SUMMARY OF THE INVENTION

[0020] The present invention provides a cosmetic and/or dermatological cleansing preparation which comprises (a) from about 2% to about 17% by weight of sodium laureth sulfate and/or sodium myreth sulfate; (b) from about 0.20% to about 0.74% by weight of one or more polyacrylates selected from anionic homopolymers and anionic copolymers of acrylic acid, and/or alkylated acrylic acid and/or esters thereof; and (c) from about 42% to about 51% by weight an oil phase. The oil phase comprises (i) from about 25% to about 50% by weight of one or more paraffin oils, and (ii) from about 0.5% to about 25% by weight one or more oils having a polarity of from about 5 to about 50 mN/m. The emulsion has a viscosity of from about 500 to about 3,500 mPa s at 100 s−1. Unless otherwise stated herein, all percentages are based on the total weight of the emulsion.

[0021] In one aspect, the emulsion may comprise from about 4% to about 15% by weight of (a). For example, the emulsion may comprise at least about 5% and/or not more than about 10% by weight of (a).

[0022] In another aspect, the emulsion may comprise from about 0.30% to about 0.70% by weight of (b). For example, the emulsion may comprise at least about 0.35% by weight of (b).

[0023] In yet another aspect, the emulsion may comprise from about 43% to about 46% by weight of (c). For example, the emulsion may comprise at least about 43% and/or not more than about 45.5% by weight of (c).

[0024] In a still further aspect, the emulsion may comprise from about 30% to about 45% by weight of (c)(i) and/or from about 5% to about 20% by weight of (c)(ii).

[0025] In a further aspect, the emulsion may comprise at least about 1% by weight of (c)(ii).

[0026] In another aspect of the emulsion of the present invention, component (c)(ii) may have a polarity of from about 10 to about 45 mN/m.

[0027] In another aspect, component (c)(ii) may comprises at least one fatty acid triglyceride. For example, the fatty acid triglyceride may comprise soybean oil and/or almond oil.

[0028] In yet another aspect of the emulsion of the present invention, component (c)(ii) may comprise a hydrocarbon, a fatty acid triglyceride, a silicone oil and/or a carboxylic acid ester.

[0029] In a still further aspect, the weight ratio (b): (c)(i) may be from about 1:125 to about 1:68, preferably from about 1:100 to about 1:57.

[0030] In yet another aspect, the emulsion of the present invention may have a viscosity of from about 700 to about 3,000 mPa s at 100 s−1.

[0031] In a still further aspect, the emulsion of the present invention may further comprise at least one surfactant, preferably a surfactant having an HLB value of higher than about 25, e.g., higher than about 35. In another aspect, the emulsion may comprise from about 1% to about 30% of the surfactant.

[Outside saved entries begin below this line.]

struct S3Split {
    f16x4 hi, lo;
};
__device__ static __forceinline__ S3Split s3_split(f32x4 v) {
    S3Split s;
#ifdef HIPEMU
#pragma unroll
    for (int j = 0; j < 4; j++) {
        const _Float16 h = (_Float16)v[j];
        s.hi[j] = h;
        s.lo[j] = (_Float16)((v[j] - (float)h) * kSplitScale);
    }
#else
    unsigned h[2], l[2];
#pragma unroll
// ... 156 lines not shown
#pragma unroll
        for (int r = 0; r < 16; r++) { acc_m[r] = 0.f; acc_c[r] = 0.f; }
        const char* xb = sX[buf] + b_off;
#pragma unroll
        for (int t = 0; t < 9; t++) {
            const int r = t / 3, s = t % 3;
#pragma unroll
            for (int c = 0; c < 2; c++) {
                const char* bp = xb + (r * PC + s) * PXB + c * 32;
                const f16x8 bh = *reinterpret_cast<const f16x8*>(bp);
                const f16x8 bl = *reinterpret_cast<const f16x8*>(bp + 64);
                const f16x8 ah = __builtin_bit_cast(f16x8, sW[a_off + ((t * 2 + c) * 2 + 0) * 64]);
                const f16x8 al = __builtin_bit_cast(f16x8, sW[a_off + ((t * 2 + c) * 2 + 1) * 64]);
                acc_m = __builtin_amdgcn_mfma_f32_32x32x16_f16(ah, bh, acc_m, 0, 0, 0);
                acc_c = __builtin_amdgcn_mfma_f32_32x32x16_f16(al, bh, acc_c, 0, 0, 0);
                acc_c = __builtin_amdgcn_mfma_f32_32x32x16_f16(ah, bl, acc_c, 0, 0, 0);
            }
        }

        RT_TSTAMP();
        const buf_rsrc rs_y = make_buf(elem_ptr(p.y, (int64_t)n * p.y_bstride + p.y_off, 4));
        auto epilogue = [&](auto ACT) {
#pragma unroll
            for (int q = 0; q < 4; q++) {
                f32x4 o;
#pragma unroll
                for (int e = 0; e < 4; e++)
                    o[e] = apply_act_fast(fmaf(acc_c[4 * q + e], kSplitInv, acc_m[4 * q + e]) + (bias4[q][e] + rr[q][e]), decltype(ACT)::value);
                if constexpr (YIL) {
                    const unsigned vo = (inb && 8 * q + 4 * kg < p.Cout) ? (unsigned)((oy * p.y_ystride + ox) * 4 + 4 * kg * cs32) * 4u : kBufOOB;
                    buf_store4(o, rs_y, vo, (unsigned)(8 * q * cs32) * 4u);
                } else {
                    const unsigned vo = inb ? (unsigned)(oy * p.y_ystride + ox * p.y_xstride + 4 * kg * cs32) * 4u : kBufOOB;
#pragma unroll
                    for (int e = 0; e < 4; e++)
                        buf_store(o[e], rs_y, (8 * q + 4 * kg + e < p.Cout) ? vo : kBufOOB, (unsigned)((8 * q + e) * cs32) * 4u);
                }
            }
        };
        if (act == 1) epilogue(std::integral_constant<int, 1>{});
        else if (act == 2) epilogue(std::integral_constant<int, 2>{});
        else epilogue(std::integral_constant<int, 0>{});
        RT_TSTAMP();
    }
#ifdef RT_KERNEL_TIMING
    __builtin_amdgcn_s_waitcnt(0);
    if (dbgp && tid == 0) { dbgp[14] = __builtin_amdgcn_s_memtime(); dbgp[15] = __builtin_amdgcn_s_memrealtime() - rt0; }
#endif
}

}

namespace rt {

template <int KH, int KW, int S, int NW_ = 4>
struct S3Cfg {
    static constexpr int NW = NW_, TY = NW_, TX = 32, CC = 16, TAPS = KH * KW, NT = 64 * NW_;
    static constexpr int PR = (TY - 1) * S + KH, PC = (TX - 1) * S + KW;
    static constexpr int PCH = (PC + 1) / 2;
    static constexpr int PCL = S == 2 ? 2 * PCH : PC;
    static constexpr int NPART = NW / 4;
    static constexpr int NPIX = PR * PC, NKP = ((NPIX + NPART - 1) / NPART + 63) / 64;
    static constexpr int PXB = 80;
    static constexpr int W_SLOTS = TAPS * 2 * 2 * 32;
    static constexpr int NK_W = (W_SLOTS + NT - 1) / NT;
    static constexpr int IN_BYTES = PR * PCL * PXB, GRP_BYTES = IN_BYTES + W_SLOTS * 16;
    static constexpr int KS_MAX = NW_ != 4 ? 1 : (S == 2 ? 2 : 4);
    static constexpr int max_groups(int want) {
        int ks = want < 1 ? 1 : (want > KS_MAX ? KS_MAX : want);
        while (ks > 1 && (ks == 3 || ks * GRP_BYTES < (ks - 1) * NW * 64 * 16 * 4)) ks--;
        return ks;
    }
    static_assert(IN_BYTES % 16 == 0, "weight image alignment");
    static_assert(S == 1 || S == 2, "stride 1 or 2");
};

[0032] In yet another aspect, the emulsion may further comprise at least one active ingredient, for example, in a concentration of from about 0.001% to about 10% by weight.

[0033] The present invention also provides a cosmetic and/or dermatological cleansing emulsion which comprises (a) from about 5% to about 10% by weight of sodium laureth sulfate and/or sodium myreth sulfate; (b) from about 0.30% to about 0.70% by weight of one or more polyacrylates selected from anionic homopolymers and anionic copolymers of acrylic acid and/or one or more alkylated acrylic acids and/or an ester thereof, and (c) from about 43% to about 46% by weight an oil phase. The oil phase comprises (i) from about 30% to about 45% by weight of paraffin oil, and (ii) from about 5% to about 20% by weight of one or more oils having a polarity of from about 10 to about 45 mN/m. Furthermore, the emulsion has a viscosity of from about 700 to about 3,000 mPa s at 100 s−1.

[0034] In one aspect, the emulsion may comprise at least about 0.35% by weight of (b) and/or not more than about 45.5% by weight of (c).

[0035] In another aspect of the emulsion, component (c)(ii) may comprise soybean oil and/or almond oil.

[0036] In yet another aspect, the weight ratio (b): (c)(i) may be from about 1:100 to about 1:57.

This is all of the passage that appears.